I can put information in easily enough, and with a few IFTTT recipes I'm able
to treat Google Calendar not just as a schedule for upcoming events,
appointments and reminders, but as a historical log of everything I've done.
It is a time based database of my life... a diary.

I've automated my diary taking into Google Calendar. The what, where and when
of everything ends up in one of 12 calendars (each calendar is effectively a
label to categorise a whole group of events that have occurred).

And it's brilliant.

Except for the search.

It's really difficult to get the information back out. If I search for
something I know that has happened, or has happened frequently, Google will
delightfully tell me that I have matched 200 results, and then show me a list
of 9 or 10 of them, with no way to paginate the remainder or search the old
ones (it only finds upcoming, not past).

Search is broken on Google Calendar, to the point of being almost totally
useless.

Far better to rely on time as a search dimension and jump around dates until
one manually finds whatever you were looking for. It's that broken.

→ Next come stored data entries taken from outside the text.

template <bool HAS_BIAS, bool HAS_PAD, int NT, bool LONE>
__global__ __launch_bounds__(PERS_NW * 64, 2) void attn_bwd_dkdv_pers_kernel(AttnBwdArgs p, int rows_pad, int nitems) {
  extern __shared__ __attribute__((aligned(16))) char smem[];
  const int tid = threadIdx.x, lane = tid & 63;
  const int wid = __builtin_amdgcn_readfirstlane(tid >> 6);
  const int g = lane >> 4, t = lane & 15;
  const int QBY = rows_pad * 128;
  const int BUFB = 2 * QBY + 6144;
  float* scratch = reinterpret_cast<float*>(smem + 2 * BUFB);
  const int kbase = wid * 32;
  const bool wave_active = kbase < min(p.S, 256);
  const float c1 = p.scale * LOG2E;

  bf16x8 sel_lo, sel_hi;
  {
    const bf16_t inv = (bf16_t)(1.0f / p.scale), zero = (bf16_t)0.f;
#pragma unroll
    for (int i = 0; i < 8; ++i) {
      sel_lo[i] = (g * 8 + i == t) ? inv : zero;
      sel_hi[i] = (g * 8 + i == 16 + t) ? inv : zero;
    }
  }
  int trsw[4];
#pragma unroll
  for (int db = 0; db < 4; ++db) trsw[db] = tr_off_swz(0, db, g, t);
  const int kswz[2] = {((0 * 4 + g) ^ (t & 7)) << 4, ((1 * 4 + g) ^ (t & 7)) << 4};

  const int ngrp = rows_pad >> 3;
  const int NG = 2 * ngrp + (LONE ? 6 : 4);
  const int r_in = lane >> 3, slot = lane & 7;
  const int npiece = (NG - wid + PERS_NW - 1) / PERS_NW;
  auto piece = [&](int it, int buf, int j) {
    const int b = it / p.heads, h = it - b * p.heads;
    const int grp = wid + j * PERS_NW;
    int rl = r_in;
    asm volatile("" : "+v"(rl));
    const char* sbase;
    unsigned voff;
    int dst_off;
    if (grp < 2 * ngrp) {
      const bool isd = grp >= ngrp;
      const int gi = isd ? grp - ngrp : grp;
      const int r = gi * 8 + rl;
      const int qr = min(r, p.S - 1);
      const int ldx = isd ? (int)p.ldo : (int)p.ld;
      voff = (unsigned)((qr * ldx + ((slot ^ (r & 7)) << 3)) * 2);
      sbase = isd ? (const char*)(p.dout + (int64_t)b * p.S * p.ldo + h * HD) : (const char*)(p.q + (int64_t)b * p.S * p.ld + h * HD);
      dst_off = (isd ? QBY : 0) + gi * 1024;
    } else {
      const int e = grp - 2 * ngrp;
      if (e < 4) {
        voff = (unsigned)min((e & 1) * 1024 + (rl * 8 + slot) * 16, p.Spad * 4 - 16);
        sbase = (const char*)((e < 2 ? p.lse : p.delta) + ((int64_t)b * p.heads + h) * p.Spad);
      } else {
        voff = (unsigned)(((p.S - 1) * (int)p.ld + slot * 8) * 2);
        sbase = (const char*)((e == 4 ? p.k : p.v) + (int64_t)b * p.S * p.ld + h * HD);
      }
      dst_off = 2 * QBY + e * 1024;
    }
    __builtin_amdgcn_global_load_lds((const __attribute__((address_space(1))) void*)(sbase + voff),
                                     (__attribute__((address_space(3))) void*)(smem + buf * BUFB + dst_off), 16, 0, 0);
  };

  const int key_kb[2] = {min(kbase + t, p.S - 1), min(kbase + 16 + t, p.S - 1)};
  const unsigned vo_k[2] = {(unsigned)((key_kb[0] * (int)p.ld + g * 8) * 2), (unsigned)((key_kb[1] * (int)p.ld + g * 8) * 2)};
  bf16x8 kf[2][2], vf[2][2], kn[LONE ? 1 : 2][2], vn[LONE ? 1 : 2][2];
  unsigned kdn[2] = {0u, 0u}, kdl = 0u;
  auto kv_loads = [&](int it, bf16x8 (&kd)[2][2], bf16x8 (&vd)[2][2]) {
    const int b = it / p.heads, h = it - b * p.heads;
    const bf16_t* sk = p.k + (int64_t)b * p.S * p.ld + h * HD;
    const bf16_t* sv = p.v + (int64_t)b * p.S * p.ld + h * HD;
#pragma unroll
    for (int kb = 0; kb < 2; ++kb) {
      gload16_s<0>(kd[kb][0], sk, vo_k[kb]);
      gload16_s<64>(kd[kb][1], sk, vo_k[kb]);
      gload16_s<0>(vd[kb][0], sv, vo_k[kb]);
      gload16_s<64>(vd[kb][1], sv, vo_k[kb]);
    }
    if constexpr (HAS_PAD) {
      const uint8_t* pr = p.key_pad + (int64_t)b * p.Spad;
      gload1_s<0>(kdn[0], pr, (unsigned)key_kb[0]);
      gload1_s<0>(kdn[1], pr, (unsigned)key_kb[1]);
      if constexpr (LONE) gload1_s<0>(kdl, pr, (unsigned)(p.S - 1));
    }
  };
  constexpr int NKV = 8 + (HAS_PAD ? (LONE ? 3 : 2) : 0);
  const unsigned vo_b[2] = {(unsigned)((key_kb[0] * p.Spad + g * 8) * 2), (unsigned)((key_kb[1] * p.Spad + g * 8) * 2)};
  const unsigned vo_bl = (unsigned)(((p.S - 1) * p.Spad + g * 8) * 2);
  bf16x8 bn[2][2], bfl[2];
  auto bias_loads = [&](int it, auto qt_c, auto m_c) {
    constexpr int QT = decltype(qt_c)::value, M = decltype(m_c)::value;
    if constexpr (HAS_BIAS) {
      const int h = it % p.heads;
      const bf16_t* sb = p.biasT + (int64_t)h * p.S * p.Spad;
      gload16_s<(QT * 64 + M * 32) * 2>(bn[M][0], sb, vo_b[0]);
      gload16_s<(QT * 64 + M * 32) * 2>(bn[M][1], sb, vo_b[1]);
    }
  };
  constexpr int NBH = HAS_BIAS ? 2 : 0;
  auto lone_bias_loads = [&](int it) {
    if constexpr (HAS_BIAS && LONE) {
      const int h = it % p.heads;
      const bf16_t* sb = p.biasT + (int64_t)h * p.S * p.Spad;
      gload16_s<0>(bfl[0], sb + wid * 32, vo_bl);
      gload16_s<512>(bfl[1], sb, vo_bl);
    }
  };
  constexpr int NLB = (HAS_BIAS && LONE) ? 2 : 0;
  constexpr int BPPT = NT == 5 ? 3 : 4;

  int item = blockIdx.x;
  const int step = gridDim.x;
  using I0 = std::integral_constant<int, 0>;
  using I1 = std::integral_constant<int, 1>;
  if (item < nitems) {
    for (int j = 0; j < npiece; ++j) piece(item, 0, j);
    if constexpr (LONE) kv_loads(item, kf, vf);
    else kv_loads(item, kn, vn);
    bias_loads(item, I0{}, I0{});
    bias_loads(item, I0{}, I1{});
  }
#define DKDV_WAIT_LOADS(NST)                                                                                                                  \
  do {                                                                                                                                     \
    if constexpr (LONE)                                                                                                                    \
      asm volatile("s_waitcnt vmcnt(%15)" : "+v"(kf[0][0]), "+v"(kf[0][1]), "+v"(kf[1][0]), "+v"(kf[1][1]), "+v"(vf[0][0]), "+v"(vf[0][1]),   \
                   "+v"(vf[1][0]), "+v"(vf[1][1]), "+v"(bn[0][0]), "+v"(bn[0][1]), "+v"(bn[1][0]), "+v"(bn[1][1]), "+v"(kdn[0]), "+v"(kdn[1]), \
                   "+v"(kdl) : "n"(NST) : "memory");                                                                                      \
    else                                                                                                                                   \
      asm volatile("s_waitcnt vmcnt(%15)" : "+v"(kn[0][0]), "+v"(kn[0][1]), "+v"(kn[1][0]), "+v"(kn[1][1]), "+v"(vn[0][0]), "+v"(vn[0][1]),   \
                   "+v"(vn[1][0]), "+v"(vn[1][1]), "+v"(bn[0][0]), "+v"(bn[0][1]), "+v"(bn[1][0]), "+v"(bn[1][1]), "+v"(kdn[0]), "+v"(kdn[1]), \
                   "+v"(kdl) : "n"(NST) : "memory");                                                                                      \
  } while (0)
  DKDV_WAIT_LOADS(0);
  int buf = 0, prev_item = -1;
  auto merge_lone = [&](int it, int sb) {
    const float* sc = scratch + sb * (PERS_NW * PERS_SCRL);
    float dv = 0.f, dk = 0.f;
#pragma unroll
    for (int w = 0; w < PERS_NW; ++w) { dv += sc[w * PERS_SCRL + lane]; dk += sc[w * PERS_SCRL + 64 + lane]; }
    const bool dead = sc[128] != 0.f;
    const int b = it / p.heads, h = it - b * p.heads;
    const int64_t row = ((int64_t)b * p.S + p.S - 1) * p.ldg + h * HD + lane;
    p.dv[row] = dead ? (bf16_t)0.f : (bf16_t)dv;
    p.dk[row] = dead ? (bf16_t)0.f : (bf16_t)(dk * p.scale);
  };

  for (; item < nitems; item += step, buf ^= 1) {
    const int b = item / p.heads, h = item - b * p.heads;
    asm volatile("s_waitcnt lgkmcnt(0)" ::: "memory");
    __builtin_amdgcn_s_barrier();
    asm volatile("" ::: "memory");
    if constexpr (!LONE) {
#pragma unroll
      for (int kb = 0; kb < 2; ++kb)
#pragma unroll
        for (int kk = 0; kk < 2; ++kk) { kf[kb][kk] = kn[kb][kk]; vf[kb][kk] = vn[kb][kk]; }
    }
    const bool kdead[2] = {HAS_PAD && kdn[0] != 0u, HAS_PAD && kdn[1] != 0u};
    const bool ldead = HAS_PAD && LONE && kdl != 0u;
    const int nxt = item + step < nitems ? item + step : item;
    if (LONE && prev_item >= 0 && wid == ((prev_item / step) & (PERS_NW - 1))) merge_lone(prev_item, buf ^ 1);
    prev_item = item;
    const char* ldsQ = smem + buf * BUFB;
    const char* ldsO = ldsQ + QBY;
    const float* ldsL = reinterpret_cast<const float*>(ldsQ + 2 * QBY);
    const float* ldsD = ldsL + 512;

    f32x4 dvT[2][4], dkT[2][4];
#pragma unroll
    for (int kb = 0; kb < 2; ++kb)
#pragma unroll
      for (int db = 0; db < 4; ++db) { dvT[kb][db] = (f32x4){0.f, 0.f, 0.f, 0.f}; dkT[kb][db] = (f32x4){0.f, 0.f, 0.f, 0.f}; }

    auto half = [&](const int q0h, auto nkb_c, const bf16x8 (&kx)[2][2], const bf16x8 (&vx)[2][2], const bf16x8 (&bx)[2],
                    f32x4 (&dvx)[2][4], f32x4 (&dkx)[2][4]) {
      constexpr int NKB = decltype(nkb_c)::value;
      f32x4 s[2][NKB], dp[2][NKB];
#pragma unroll
      for (int j = 0; j < 2; ++j)
#pragma unroll
        for (int kb = 0; kb < NKB; ++kb) { s[j][kb] = (f32x4){0.f, 0.f, 0.f, 0.f}; dp[j][kb] = (f32x4){0.f, 0.f, 0.f, 0.f}; }
      const bool second = q0h + 16 < p.S;
#pragma unroll
      for (int j = 0; j < 2; ++j) {
        if (j == 1 && !second) continue;
#pragma unroll
        for (int kk = 0; kk < 2; ++kk) {
          const int off = (q0h + j * 16 + t) * 128 + kswz[kk];
          const bf16x8 qfr = *reinterpret_cast<const bf16x8*>(ldsQ + off);
          const bf16x8 ofr = *reinterpret_cast<const bf16x8*>(ldsO + off);
#pragma unroll
          for (int kb = 0; kb < NKB; ++kb) {
            s[j][kb] = __builtin_amdgcn_mfma_f32_16x16x32_bf16(qfr, kx[kb][kk], s[j][kb], 0, 0, 0);
            dp[j][kb] = __builtin_amdgcn_mfma_f32_16x16x32_bf16(ofr, vx[kb][kk], dp[j][kb], 0, 0, 0);
          }
        }
        if constexpr (HAS_BIAS) {
#pragma unroll
          for (int kb = 0; kb < NKB; ++kb) s[j][kb] = __builtin_amdgcn_mfma_f32_16x16x32_bf16(j ? sel_hi : sel_lo, bx[kb], s[j][kb], 0, 0, 0);
        }
      }
      const s16x4 zero4 = {0, 0, 0, 0};
      s16x4 o0[2], o1[2], q0r[2], q1r[2];
      auto tr_request = [&](int dh) {
#pragma unroll
        for (int i = 0; i < 2; ++i) {
          const int db = 2 * dh + i;
          o0[i] = tr_read_a(ldsO + q0h * 128 + trsw[db]);
          q0r[i] = tr_read_a(ldsQ + q0h * 128 + trsw[db]);
          o1[i] = zero4;
          q1r[i] = zero4;
          if (second) {
            o1[i] = tr_read_a(ldsO + q0h * 128 + trsw[db] + 2048);
            q1r[i] = tr_read_a(ldsQ + q0h * 128 + trsw[db] + 2048);
          }
        }
      };
      float l2[2][4], dl[2][4];
#pragma unroll
      for (int j = 0; j < 2; ++j) {
        if (j == 1 && !second) continue;
        const int qrow = q0h + j * 16 + g * 4;
        const f32x4 l4 = *reinterpret_cast<const f32x4*>(ldsL + qrow);
        const f32x4 d4 = *reinterpret_cast<const f32x4*>(ldsD + qrow);
#pragma unroll
        for (int r = 0; r < 4; ++r) {
          const bool live = qrow + r < p.S;
          l2[j][r] = live ? l4[r] * LOG2E : INFINITY;
          dl[j][r] = live ? d4[r] : 0.f;
        }
      }
      __builtin_amdgcn_sched_barrier(0);
      tr_request(0);
      __builtin_amdgcn_sched_barrier(0);
#pragma unroll
      for (int j = 0; j < 2; ++j) {
        if (j == 1 && !second) continue;
#pragma unroll
        for (int kb = 0; kb < NKB; ++kb) {
#pragma unroll
          for (int r = 0; r < 4; ++r) {
            const float pr = __builtin_amdgcn_exp2f(__builtin_fmaf(s[j][kb][r], c1, -l2[j][r]));
            s[j][kb][r] = pr;
            dp[j][kb][r] = pr * (dp[j][kb][r] - dl[j][r]);
          }
        }
      }
      bf16x8 pfr[NKB], dsf[NKB];
#pragma unroll
      for (int kb = 0; kb < NKB; ++kb) {
        float a0[4], a1[4], b0[4], b1[4];
#pragma unroll
        for (int r = 0; r < 4; ++r) {
          a0[r] = s[0][kb][r]; a1[r] = s[1][kb][r];
          b0[r] = dp[0][kb][r]; b1[r] = dp[1][kb][r];
        }
        pfr[kb] = pack8(a0, a1);
        dsf[kb] = pack8(b0, b1);
      }
#pragma unroll
      for (int dh = 0; dh < 2; ++dh) {
        if (dh == 1) tr_request(1);
        ATTN_WAIT_LGKM0();
#pragma unroll
        for (int i = 0; i < 2; ++i) {
          const int db = 2 * dh + i;
          const bf16x8 oT = join_tr(o0[i], o1[i]), qT = join_tr(q0r[i], q1r[i]);
#pragma unroll
          for (int kb = 0; kb < NKB; ++kb) {
            dvx[kb][db] = __builtin_amdgcn_mfma_f32_16x16x32_bf16(oT, pfr[kb], dvx[kb][db], 0, 0, 0);
            dkx[kb][db] = __builtin_amdgcn_mfma_f32_16x16x32_bf16(qT, dsf[kb], dkx[kb][db], 0, 0, 0);
          }
        }
      }
    };

    auto tile = [&](auto qt_c) {
      constexpr int QT = decltype(qt_c)::value;
      constexpr bool LAST = QT == NT - 1;
      using QN = std::integral_constant<int, LAST ? 0 : QT + 1>;
      if constexpr (!LAST) {
#pragma unroll
        for (int jj = 0; jj < BPPT; ++jj) piece(nxt, buf ^ 1, min(QT * BPPT + jj, npiece - 1));
      }
      __builtin_amdgcn_sched_barrier(0);
      if (wave_active) half(QT * 64, std::integral_constant<int, 2>{}, kf, vf, bn[0], dvT, dkT);
      __builtin_amdgcn_sched_barrier(0);
      if constexpr (!LAST) bias_loads(item, QN{}, I0{});
      if constexpr (HAS_BIAS && QT > 0) {
        if constexpr (!LAST) asm volatile("s_waitcnt vmcnt(%2)" : "+v"(bn[1][0]), "+v"(bn[1][1]) : "n"(BPPT + NBH));
        else asm volatile("s_waitcnt vmcnt(0)" : "+v"(bn[1][0]), "+v"(bn[1][1]));
      }
      __builtin_amdgcn_sched_barrier(0);
      if (wave_active && QT * 64 + 32 < p.S) half(QT * 64 + 32, std::integral_constant<int, 2>{}, kf, vf, bn[1], dvT, dkT);
      __builtin_amdgcn_sched_barrier(0);
      if constexpr (!LAST) {
        bias_loads(item, QN{}, I1{});
        if constexpr (HAS_BIAS) asm volatile("s_waitcnt vmcnt(%2)" : "+v"(bn[0][0]), "+v"(bn[0][1]) : "n"(NBH));
      } else {
        lone_bias_loads(item);
        bias_loads(nxt, I0{}, I0{});
        bias_loads(nxt, I0{}, I1{});
        if constexpr (!LONE) kv_loads(nxt, kn, vn);
      }
    };
    tile(std::integral_constant<int, 0>{});
    tile(std::integral_constant<int, 1>{});
    tile(std::integral_constant<int, 2>{});
    tile(std::integral_constant<int, 3>{});
    if constexpr (NT == 5) tile(std::integral_constant<int, 4>{});

    if constexpr (LONE) {
      kv_loads(nxt, kf, vf);
      if constexpr (NLB > 0) asm volatile("s_waitcnt vmcnt(%2)" : "+v"(bfl[0]), "+v"(bfl[1]) : "n"(NKV + 2 * NBH));
      const char* ldsLK = ldsQ + 2 * QBY + 4096;
      bf16x8 kl[2][2], vl[2][2];
#pragma unroll
      for (int kk = 0; kk < 2; ++kk) {
        kl[0][kk] = *reinterpret_cast<const bf16x8*>(ldsLK + (kk * 4 + g) * 16);
        vl[0][kk] = *reinterpret_cast<const bf16x8*>(ldsLK + 1024 + (kk * 4 + g) * 16);
        kl[1][kk] = kl[0][kk];
        vl[1][kk] = vl[0][kk];
      }
      f32x4 dvl[2][4], dkl[2][4];
#pragma unroll
      for (int db = 0; db < 4; ++db) { dvl[0][db] = (f32x4){0.f, 0.f, 0.f, 0.f}; dkl[0][db] = (f32x4){0.f, 0.f, 0.f, 0.f}; }
      const bf16x8 bl0[2] = {bfl[0], bfl[0]}, bl1[2] = {bfl[1], bfl[1]};
      half(wid * 32, std::integral_constant<int, 1>{}, kl, vl, bl0, dvl, dkl);
      if (wid == 0) half(256, std::integral_constant<int, 1>{}, kl, vl, bl1, dvl, dkl);
      float* sc = scratch + (buf * PERS_NW + wid) * PERS_SCRL;
      if (t == 0) {
#pragma unroll
        for (int db = 0; db < 4; ++db) {
          *reinterpret_cast<f32x4*>(sc + db * 16 + g * 4) = dvl[0][db];
          *reinterpret_cast<f32x4*>(sc + 64 + db * 16 + g * 4) = dkl[0][db];
        }
      }
      if (wid == 0 && lane == 0) sc[128] = ldead ? 1.f : 0.f;
    }

    {
      const int nrec = ((min(p.S, 256) - 1) * (int)p.ldg + HD) * 2;
      const u32x4 rk = attn_raw_rsrc(p.dk + (int64_t)b * p.S * p.ldg + h * HD, nrec);
      const u32x4 rv = attn_raw_rsrc(p.dv + (int64_t)b * p.S * p.ldg + h * HD, nrec);
#pragma unroll
      for (int kb = 0; kb < 2; ++kb) {
        const unsigned voff = (unsigned)(((kbase + kb * 16 + t) * (int)p.ldg + g * 4) * 2);
#pragma unroll
        for (int db = 0; db < 4; ++db) {
          bf16x4 a, c;
#pragma unroll
          for (int r = 0; r < 4; ++r) {
            a[r] = kdead[kb] ? (bf16_t)0.f : (bf16_t)(dkT[kb][db][r] * p.scale);
            c[r] = kdead[kb] ? (bf16_t)0.f : (bf16_t)dvT[kb][db][r];
          }
          bstore8(a, rk, voff + db * 32);
          bstore8(c, rv, voff + db * 32);
        }
      }
      DKDV_WAIT_LOADS(16);
    }
  }
  if (LONE && prev_item >= 0) {
    __syncthreads();
    if (wid == 0) merge_lone(prev_item, buf ^ 1);
  }
}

Compare to search on a product that has some love: Google Photos. Where now
the miraculous occurs, I can search things like "Felicity skiing" and what
will return are photos of my wife skiing, and an option to look at all other
photos on those days. A simple search and all the results you want, and a
single click to expand to view it in the wider context that makes sense.

Google Calendar really needs a decent search. It feels far too much like
writing to /dev/null at the moment. Your information went in there, but the
chances of you finding it when you wish to reference it are pretty non-
existent.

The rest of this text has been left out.